TASK GOAL: State, as a number alone, how many lines of the data contain the string "drop".

Items from a data source

*-*-*

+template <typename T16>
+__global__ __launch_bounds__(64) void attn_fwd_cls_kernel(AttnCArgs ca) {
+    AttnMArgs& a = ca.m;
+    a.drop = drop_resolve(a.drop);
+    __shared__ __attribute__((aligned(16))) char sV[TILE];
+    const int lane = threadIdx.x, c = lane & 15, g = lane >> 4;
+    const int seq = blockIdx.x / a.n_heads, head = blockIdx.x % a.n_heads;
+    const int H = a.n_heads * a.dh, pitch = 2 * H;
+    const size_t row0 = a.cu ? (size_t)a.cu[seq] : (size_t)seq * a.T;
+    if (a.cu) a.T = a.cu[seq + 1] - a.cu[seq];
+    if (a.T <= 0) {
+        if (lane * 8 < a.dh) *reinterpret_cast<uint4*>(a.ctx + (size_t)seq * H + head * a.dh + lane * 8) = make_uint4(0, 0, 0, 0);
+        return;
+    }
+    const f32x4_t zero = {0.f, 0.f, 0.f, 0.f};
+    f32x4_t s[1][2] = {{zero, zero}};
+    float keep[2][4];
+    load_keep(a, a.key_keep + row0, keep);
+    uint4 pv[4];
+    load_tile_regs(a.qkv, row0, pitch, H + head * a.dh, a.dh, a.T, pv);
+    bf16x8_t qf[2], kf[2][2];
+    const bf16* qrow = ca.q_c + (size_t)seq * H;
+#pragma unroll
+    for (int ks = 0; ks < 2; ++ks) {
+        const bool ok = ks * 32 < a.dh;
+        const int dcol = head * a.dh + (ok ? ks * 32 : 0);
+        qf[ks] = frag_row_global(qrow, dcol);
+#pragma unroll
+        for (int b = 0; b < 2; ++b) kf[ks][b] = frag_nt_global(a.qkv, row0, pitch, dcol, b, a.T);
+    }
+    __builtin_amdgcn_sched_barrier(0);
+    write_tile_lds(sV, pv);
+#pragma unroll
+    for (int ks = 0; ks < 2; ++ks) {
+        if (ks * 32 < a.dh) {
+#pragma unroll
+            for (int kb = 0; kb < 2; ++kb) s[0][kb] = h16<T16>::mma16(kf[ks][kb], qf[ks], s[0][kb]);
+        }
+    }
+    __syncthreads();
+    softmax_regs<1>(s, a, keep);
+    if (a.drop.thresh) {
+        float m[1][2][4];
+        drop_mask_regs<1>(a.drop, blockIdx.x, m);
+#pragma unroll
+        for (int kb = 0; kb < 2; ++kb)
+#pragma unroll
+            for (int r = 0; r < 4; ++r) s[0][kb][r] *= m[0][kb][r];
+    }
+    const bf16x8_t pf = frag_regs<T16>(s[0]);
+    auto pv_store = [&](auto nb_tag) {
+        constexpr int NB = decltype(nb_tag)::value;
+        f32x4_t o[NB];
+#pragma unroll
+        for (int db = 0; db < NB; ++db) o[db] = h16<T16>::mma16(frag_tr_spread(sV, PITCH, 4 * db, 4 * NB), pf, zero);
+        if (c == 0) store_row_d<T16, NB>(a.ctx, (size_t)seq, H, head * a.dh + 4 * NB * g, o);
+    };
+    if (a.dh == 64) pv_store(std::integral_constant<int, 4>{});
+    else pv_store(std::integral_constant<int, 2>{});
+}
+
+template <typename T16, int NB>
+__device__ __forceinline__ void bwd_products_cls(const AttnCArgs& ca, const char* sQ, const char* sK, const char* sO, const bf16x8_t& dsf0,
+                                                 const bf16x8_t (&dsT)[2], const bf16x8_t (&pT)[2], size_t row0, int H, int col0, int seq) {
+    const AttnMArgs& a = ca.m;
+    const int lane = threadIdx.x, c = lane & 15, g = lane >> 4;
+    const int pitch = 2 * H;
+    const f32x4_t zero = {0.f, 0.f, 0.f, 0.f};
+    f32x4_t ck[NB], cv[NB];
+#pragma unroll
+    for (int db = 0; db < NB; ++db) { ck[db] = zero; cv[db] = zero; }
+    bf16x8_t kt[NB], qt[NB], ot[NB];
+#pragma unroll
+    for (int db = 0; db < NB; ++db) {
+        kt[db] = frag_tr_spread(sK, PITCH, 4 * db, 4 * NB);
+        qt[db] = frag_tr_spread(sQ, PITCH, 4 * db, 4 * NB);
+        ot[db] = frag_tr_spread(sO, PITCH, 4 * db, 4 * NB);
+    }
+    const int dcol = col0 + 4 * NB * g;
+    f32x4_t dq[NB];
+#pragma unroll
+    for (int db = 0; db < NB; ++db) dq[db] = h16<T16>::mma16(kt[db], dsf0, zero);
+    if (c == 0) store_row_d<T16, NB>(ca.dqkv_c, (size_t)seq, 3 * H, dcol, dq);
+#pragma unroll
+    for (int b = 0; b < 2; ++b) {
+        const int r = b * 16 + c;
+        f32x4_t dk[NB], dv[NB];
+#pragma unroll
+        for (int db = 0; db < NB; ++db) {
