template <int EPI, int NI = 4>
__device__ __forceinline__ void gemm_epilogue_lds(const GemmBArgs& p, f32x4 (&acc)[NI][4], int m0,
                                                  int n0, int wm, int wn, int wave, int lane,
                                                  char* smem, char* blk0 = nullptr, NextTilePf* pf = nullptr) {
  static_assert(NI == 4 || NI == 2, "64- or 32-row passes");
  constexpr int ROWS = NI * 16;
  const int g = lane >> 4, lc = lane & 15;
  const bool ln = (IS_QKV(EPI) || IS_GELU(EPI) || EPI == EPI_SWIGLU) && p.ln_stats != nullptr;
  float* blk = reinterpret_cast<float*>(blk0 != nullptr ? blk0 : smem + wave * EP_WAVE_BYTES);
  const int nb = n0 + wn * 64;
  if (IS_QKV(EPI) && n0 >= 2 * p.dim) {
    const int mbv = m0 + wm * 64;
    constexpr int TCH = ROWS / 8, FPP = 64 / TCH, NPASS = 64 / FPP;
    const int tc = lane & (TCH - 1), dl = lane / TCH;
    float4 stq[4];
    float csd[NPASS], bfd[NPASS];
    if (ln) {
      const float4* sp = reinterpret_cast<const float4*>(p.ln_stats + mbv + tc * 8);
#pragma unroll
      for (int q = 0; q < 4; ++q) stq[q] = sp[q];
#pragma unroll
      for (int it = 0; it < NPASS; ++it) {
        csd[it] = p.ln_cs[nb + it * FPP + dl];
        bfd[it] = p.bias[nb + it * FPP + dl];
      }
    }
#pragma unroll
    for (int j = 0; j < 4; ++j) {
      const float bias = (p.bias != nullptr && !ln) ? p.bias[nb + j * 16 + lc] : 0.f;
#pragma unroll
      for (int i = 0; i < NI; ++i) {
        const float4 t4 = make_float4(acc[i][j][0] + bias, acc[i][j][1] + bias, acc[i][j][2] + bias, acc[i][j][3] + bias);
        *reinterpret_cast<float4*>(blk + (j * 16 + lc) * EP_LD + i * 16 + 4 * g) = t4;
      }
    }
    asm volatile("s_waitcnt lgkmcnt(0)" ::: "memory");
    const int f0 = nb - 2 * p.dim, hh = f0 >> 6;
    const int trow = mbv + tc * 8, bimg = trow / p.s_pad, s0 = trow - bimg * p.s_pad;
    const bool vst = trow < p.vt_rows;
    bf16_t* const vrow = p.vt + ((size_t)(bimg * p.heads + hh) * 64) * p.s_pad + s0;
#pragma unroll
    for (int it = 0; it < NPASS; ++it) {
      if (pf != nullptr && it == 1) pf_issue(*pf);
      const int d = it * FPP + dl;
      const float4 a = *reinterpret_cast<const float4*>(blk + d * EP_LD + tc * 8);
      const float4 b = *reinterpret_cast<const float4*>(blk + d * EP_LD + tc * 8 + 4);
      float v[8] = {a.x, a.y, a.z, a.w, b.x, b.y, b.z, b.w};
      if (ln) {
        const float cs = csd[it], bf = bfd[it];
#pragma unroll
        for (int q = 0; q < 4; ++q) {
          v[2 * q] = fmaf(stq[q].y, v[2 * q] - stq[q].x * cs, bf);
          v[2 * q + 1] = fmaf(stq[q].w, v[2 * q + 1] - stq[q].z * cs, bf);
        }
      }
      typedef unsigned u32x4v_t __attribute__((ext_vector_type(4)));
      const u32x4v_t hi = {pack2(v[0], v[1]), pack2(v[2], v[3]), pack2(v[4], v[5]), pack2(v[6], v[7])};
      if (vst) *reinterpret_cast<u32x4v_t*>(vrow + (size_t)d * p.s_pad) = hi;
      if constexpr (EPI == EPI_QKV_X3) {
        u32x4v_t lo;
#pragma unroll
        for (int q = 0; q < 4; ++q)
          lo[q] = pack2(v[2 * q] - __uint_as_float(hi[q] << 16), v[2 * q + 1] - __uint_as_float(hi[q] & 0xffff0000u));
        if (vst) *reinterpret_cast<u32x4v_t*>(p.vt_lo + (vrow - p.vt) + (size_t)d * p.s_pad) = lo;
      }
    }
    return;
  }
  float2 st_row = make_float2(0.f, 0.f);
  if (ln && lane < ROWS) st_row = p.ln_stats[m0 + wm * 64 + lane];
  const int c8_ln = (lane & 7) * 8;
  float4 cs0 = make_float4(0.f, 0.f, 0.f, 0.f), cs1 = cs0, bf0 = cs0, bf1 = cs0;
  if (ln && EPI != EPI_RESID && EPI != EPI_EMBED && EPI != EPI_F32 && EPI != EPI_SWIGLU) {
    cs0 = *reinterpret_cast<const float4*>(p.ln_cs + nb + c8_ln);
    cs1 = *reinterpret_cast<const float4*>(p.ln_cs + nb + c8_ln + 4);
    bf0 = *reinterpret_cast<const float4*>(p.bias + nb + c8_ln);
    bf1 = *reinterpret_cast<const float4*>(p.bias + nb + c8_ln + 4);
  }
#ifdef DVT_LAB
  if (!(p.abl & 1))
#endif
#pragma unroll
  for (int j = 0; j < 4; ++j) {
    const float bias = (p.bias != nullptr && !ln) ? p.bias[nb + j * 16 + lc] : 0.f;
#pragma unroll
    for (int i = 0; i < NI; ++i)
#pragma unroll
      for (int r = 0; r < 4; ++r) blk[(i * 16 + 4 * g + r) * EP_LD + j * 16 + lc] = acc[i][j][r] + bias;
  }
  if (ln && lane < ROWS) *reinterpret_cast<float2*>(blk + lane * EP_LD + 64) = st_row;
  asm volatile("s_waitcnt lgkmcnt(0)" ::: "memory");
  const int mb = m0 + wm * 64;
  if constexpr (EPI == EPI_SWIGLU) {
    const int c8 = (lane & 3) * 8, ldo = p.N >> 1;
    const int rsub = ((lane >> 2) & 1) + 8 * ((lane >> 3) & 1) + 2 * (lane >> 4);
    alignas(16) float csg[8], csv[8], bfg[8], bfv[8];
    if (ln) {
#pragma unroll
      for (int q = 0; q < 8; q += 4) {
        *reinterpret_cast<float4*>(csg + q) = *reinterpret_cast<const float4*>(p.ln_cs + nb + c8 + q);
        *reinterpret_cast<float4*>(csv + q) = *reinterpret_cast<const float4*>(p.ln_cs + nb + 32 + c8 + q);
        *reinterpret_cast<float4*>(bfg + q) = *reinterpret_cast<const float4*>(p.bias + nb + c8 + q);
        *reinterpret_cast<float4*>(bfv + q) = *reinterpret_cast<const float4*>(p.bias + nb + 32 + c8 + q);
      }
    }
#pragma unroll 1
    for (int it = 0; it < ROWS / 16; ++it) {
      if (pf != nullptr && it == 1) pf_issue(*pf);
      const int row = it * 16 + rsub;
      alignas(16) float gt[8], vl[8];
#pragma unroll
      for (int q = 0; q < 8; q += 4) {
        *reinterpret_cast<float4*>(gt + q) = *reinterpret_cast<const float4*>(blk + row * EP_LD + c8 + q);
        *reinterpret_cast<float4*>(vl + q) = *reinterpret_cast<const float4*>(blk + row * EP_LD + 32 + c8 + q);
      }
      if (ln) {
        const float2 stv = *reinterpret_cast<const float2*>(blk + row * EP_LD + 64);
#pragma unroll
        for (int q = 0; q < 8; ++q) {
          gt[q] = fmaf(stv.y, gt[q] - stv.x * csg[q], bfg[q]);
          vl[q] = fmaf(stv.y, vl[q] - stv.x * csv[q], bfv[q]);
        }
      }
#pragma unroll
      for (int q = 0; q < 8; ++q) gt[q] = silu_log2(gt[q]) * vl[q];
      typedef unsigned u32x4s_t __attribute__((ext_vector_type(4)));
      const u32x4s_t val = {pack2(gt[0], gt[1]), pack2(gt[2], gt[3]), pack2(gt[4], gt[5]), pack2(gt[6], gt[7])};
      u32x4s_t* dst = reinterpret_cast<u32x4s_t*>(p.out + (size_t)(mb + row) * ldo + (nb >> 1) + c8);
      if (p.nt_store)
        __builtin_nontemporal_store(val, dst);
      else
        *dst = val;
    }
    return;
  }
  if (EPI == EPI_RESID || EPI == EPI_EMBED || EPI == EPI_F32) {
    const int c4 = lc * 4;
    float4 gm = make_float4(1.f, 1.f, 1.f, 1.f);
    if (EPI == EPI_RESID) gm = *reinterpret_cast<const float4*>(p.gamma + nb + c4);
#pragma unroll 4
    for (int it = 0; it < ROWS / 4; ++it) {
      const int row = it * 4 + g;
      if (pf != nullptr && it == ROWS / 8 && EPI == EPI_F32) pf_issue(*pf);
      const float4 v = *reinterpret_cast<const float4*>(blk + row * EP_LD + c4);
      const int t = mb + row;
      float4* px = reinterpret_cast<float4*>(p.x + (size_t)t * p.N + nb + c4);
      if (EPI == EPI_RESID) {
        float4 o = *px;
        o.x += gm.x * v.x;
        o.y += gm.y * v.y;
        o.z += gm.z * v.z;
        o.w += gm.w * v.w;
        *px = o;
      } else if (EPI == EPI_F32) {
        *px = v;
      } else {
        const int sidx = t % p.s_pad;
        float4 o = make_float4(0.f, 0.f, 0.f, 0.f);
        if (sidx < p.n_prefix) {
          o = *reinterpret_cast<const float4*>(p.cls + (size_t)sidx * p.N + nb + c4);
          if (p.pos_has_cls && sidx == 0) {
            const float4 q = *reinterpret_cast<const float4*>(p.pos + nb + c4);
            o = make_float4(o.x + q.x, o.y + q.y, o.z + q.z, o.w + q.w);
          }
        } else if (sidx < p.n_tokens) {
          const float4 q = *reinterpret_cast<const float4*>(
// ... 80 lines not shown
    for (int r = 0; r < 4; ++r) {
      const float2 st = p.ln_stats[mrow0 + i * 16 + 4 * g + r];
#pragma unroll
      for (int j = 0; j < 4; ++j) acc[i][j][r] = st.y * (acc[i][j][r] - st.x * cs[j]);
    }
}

*-*-*

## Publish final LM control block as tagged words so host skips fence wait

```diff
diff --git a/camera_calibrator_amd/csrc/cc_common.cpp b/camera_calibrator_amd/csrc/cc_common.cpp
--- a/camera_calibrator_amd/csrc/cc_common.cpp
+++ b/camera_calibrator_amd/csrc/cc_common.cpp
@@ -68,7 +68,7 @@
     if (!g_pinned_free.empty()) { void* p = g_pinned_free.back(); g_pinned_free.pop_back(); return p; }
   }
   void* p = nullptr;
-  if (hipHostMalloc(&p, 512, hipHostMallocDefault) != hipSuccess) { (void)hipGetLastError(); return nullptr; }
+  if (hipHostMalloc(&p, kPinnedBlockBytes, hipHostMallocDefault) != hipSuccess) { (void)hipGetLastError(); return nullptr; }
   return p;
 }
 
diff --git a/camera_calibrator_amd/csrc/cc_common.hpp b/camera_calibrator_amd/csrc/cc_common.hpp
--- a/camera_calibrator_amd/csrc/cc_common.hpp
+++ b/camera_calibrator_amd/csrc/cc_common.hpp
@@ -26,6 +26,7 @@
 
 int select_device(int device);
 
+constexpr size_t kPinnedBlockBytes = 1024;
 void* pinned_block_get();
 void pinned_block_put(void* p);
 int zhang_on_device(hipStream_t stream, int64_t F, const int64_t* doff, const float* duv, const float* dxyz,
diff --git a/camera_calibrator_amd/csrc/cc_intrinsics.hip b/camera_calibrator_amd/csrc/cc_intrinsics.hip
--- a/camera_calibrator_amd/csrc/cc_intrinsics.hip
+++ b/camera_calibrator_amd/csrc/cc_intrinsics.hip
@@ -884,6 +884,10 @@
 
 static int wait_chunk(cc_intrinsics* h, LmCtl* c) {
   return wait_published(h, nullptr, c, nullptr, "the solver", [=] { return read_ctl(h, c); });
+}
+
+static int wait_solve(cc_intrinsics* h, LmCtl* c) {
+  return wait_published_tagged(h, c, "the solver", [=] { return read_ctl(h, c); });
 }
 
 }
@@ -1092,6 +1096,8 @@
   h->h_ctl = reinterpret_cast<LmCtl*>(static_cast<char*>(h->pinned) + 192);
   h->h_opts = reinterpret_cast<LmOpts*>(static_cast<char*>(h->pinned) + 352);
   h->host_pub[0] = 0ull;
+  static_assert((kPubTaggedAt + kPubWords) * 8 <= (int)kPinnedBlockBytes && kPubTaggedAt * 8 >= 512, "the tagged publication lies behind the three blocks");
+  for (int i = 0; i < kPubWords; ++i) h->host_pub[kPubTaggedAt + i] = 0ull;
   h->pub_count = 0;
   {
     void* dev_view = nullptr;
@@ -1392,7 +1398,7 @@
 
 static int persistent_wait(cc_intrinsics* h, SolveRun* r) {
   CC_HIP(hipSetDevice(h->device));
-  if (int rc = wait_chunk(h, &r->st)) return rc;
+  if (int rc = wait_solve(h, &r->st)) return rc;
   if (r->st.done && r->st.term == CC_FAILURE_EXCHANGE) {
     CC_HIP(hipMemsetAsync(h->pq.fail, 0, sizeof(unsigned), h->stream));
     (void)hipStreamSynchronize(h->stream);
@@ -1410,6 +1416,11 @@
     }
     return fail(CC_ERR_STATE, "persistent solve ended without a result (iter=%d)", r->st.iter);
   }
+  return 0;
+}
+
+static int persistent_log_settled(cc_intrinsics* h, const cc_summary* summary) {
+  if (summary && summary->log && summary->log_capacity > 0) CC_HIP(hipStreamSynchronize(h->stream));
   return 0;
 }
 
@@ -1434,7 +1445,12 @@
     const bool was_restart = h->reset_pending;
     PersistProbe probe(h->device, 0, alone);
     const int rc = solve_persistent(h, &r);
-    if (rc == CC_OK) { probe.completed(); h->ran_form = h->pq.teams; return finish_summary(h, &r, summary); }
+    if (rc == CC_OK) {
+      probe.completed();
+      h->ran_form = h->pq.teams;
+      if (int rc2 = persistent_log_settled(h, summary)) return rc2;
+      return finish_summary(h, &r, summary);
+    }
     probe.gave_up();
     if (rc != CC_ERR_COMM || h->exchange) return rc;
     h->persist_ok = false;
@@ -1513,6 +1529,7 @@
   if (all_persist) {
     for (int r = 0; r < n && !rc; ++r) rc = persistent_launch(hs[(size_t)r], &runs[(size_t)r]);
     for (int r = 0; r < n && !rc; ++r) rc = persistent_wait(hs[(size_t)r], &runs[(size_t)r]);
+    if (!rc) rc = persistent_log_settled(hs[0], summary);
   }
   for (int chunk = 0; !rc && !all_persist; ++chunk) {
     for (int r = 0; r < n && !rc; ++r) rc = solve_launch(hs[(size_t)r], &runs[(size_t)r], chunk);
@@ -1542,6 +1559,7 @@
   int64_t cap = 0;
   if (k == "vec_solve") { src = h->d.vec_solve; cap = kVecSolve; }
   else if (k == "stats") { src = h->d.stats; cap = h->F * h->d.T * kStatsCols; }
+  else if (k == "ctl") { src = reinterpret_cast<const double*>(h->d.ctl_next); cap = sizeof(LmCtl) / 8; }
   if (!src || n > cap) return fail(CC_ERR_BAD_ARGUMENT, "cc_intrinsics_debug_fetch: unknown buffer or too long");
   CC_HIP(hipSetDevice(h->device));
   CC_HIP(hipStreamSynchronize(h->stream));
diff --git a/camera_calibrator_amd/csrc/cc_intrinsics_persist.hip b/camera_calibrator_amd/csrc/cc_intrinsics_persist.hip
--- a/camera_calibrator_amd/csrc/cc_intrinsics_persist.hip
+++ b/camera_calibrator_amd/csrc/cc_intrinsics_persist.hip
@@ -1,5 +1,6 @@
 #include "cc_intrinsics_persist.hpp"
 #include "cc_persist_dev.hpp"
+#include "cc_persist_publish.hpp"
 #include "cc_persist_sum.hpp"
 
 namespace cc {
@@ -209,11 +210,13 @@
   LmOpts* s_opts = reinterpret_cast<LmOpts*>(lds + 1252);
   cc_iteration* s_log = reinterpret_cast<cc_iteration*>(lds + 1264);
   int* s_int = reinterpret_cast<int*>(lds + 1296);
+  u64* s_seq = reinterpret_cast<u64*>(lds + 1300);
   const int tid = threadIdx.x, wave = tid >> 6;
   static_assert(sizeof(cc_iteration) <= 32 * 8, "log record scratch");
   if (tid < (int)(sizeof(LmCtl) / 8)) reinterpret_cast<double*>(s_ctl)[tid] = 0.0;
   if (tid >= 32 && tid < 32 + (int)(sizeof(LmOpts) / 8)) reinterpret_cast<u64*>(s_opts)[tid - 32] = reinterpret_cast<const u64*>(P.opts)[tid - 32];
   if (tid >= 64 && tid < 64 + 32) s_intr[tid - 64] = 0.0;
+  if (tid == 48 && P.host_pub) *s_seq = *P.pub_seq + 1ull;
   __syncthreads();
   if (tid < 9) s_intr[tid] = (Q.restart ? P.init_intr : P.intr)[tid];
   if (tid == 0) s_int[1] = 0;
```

*-*-*

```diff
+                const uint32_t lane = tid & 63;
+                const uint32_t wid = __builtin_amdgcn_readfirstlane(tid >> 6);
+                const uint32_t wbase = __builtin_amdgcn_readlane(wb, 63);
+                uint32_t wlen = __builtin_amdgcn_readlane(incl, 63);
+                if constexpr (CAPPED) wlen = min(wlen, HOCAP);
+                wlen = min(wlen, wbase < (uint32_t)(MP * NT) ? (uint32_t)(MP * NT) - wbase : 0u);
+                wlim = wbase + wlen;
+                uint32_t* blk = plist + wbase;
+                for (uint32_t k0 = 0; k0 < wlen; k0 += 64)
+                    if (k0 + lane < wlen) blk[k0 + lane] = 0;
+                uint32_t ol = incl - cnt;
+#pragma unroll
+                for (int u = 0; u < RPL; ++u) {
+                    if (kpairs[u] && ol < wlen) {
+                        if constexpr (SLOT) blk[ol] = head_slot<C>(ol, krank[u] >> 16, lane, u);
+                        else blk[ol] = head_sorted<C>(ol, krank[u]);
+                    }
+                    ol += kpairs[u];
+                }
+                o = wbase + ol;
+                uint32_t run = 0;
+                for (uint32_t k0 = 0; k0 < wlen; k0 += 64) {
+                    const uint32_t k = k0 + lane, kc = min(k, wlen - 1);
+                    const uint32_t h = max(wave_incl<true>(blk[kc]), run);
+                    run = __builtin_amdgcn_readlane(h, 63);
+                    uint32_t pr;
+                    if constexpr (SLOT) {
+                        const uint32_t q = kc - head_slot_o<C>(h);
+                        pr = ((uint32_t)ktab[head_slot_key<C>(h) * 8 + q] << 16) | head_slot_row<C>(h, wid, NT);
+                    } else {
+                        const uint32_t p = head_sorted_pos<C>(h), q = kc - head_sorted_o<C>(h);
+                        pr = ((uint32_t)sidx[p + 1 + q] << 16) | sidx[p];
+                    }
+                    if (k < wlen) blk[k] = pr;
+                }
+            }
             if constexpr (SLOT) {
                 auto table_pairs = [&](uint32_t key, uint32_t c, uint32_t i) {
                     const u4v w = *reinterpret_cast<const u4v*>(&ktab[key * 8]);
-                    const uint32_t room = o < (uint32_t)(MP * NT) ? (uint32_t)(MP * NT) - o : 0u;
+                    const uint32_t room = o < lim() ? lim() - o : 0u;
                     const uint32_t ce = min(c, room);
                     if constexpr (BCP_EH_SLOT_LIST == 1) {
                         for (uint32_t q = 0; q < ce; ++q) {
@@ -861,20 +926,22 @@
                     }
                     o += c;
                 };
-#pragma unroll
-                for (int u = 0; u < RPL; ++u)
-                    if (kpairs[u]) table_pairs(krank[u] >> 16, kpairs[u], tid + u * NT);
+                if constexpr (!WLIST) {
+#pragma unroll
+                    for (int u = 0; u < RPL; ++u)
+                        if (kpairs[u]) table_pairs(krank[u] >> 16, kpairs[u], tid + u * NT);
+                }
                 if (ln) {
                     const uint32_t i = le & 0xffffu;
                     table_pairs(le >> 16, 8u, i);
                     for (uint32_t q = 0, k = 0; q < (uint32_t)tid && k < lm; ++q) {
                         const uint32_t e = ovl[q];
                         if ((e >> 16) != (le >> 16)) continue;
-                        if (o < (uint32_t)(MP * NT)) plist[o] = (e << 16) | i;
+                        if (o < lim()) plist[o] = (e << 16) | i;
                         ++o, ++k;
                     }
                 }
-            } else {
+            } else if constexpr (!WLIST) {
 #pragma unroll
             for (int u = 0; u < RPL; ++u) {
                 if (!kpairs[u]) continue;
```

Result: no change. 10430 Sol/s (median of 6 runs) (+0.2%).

*-*-*

YOUR RESPONSE: 3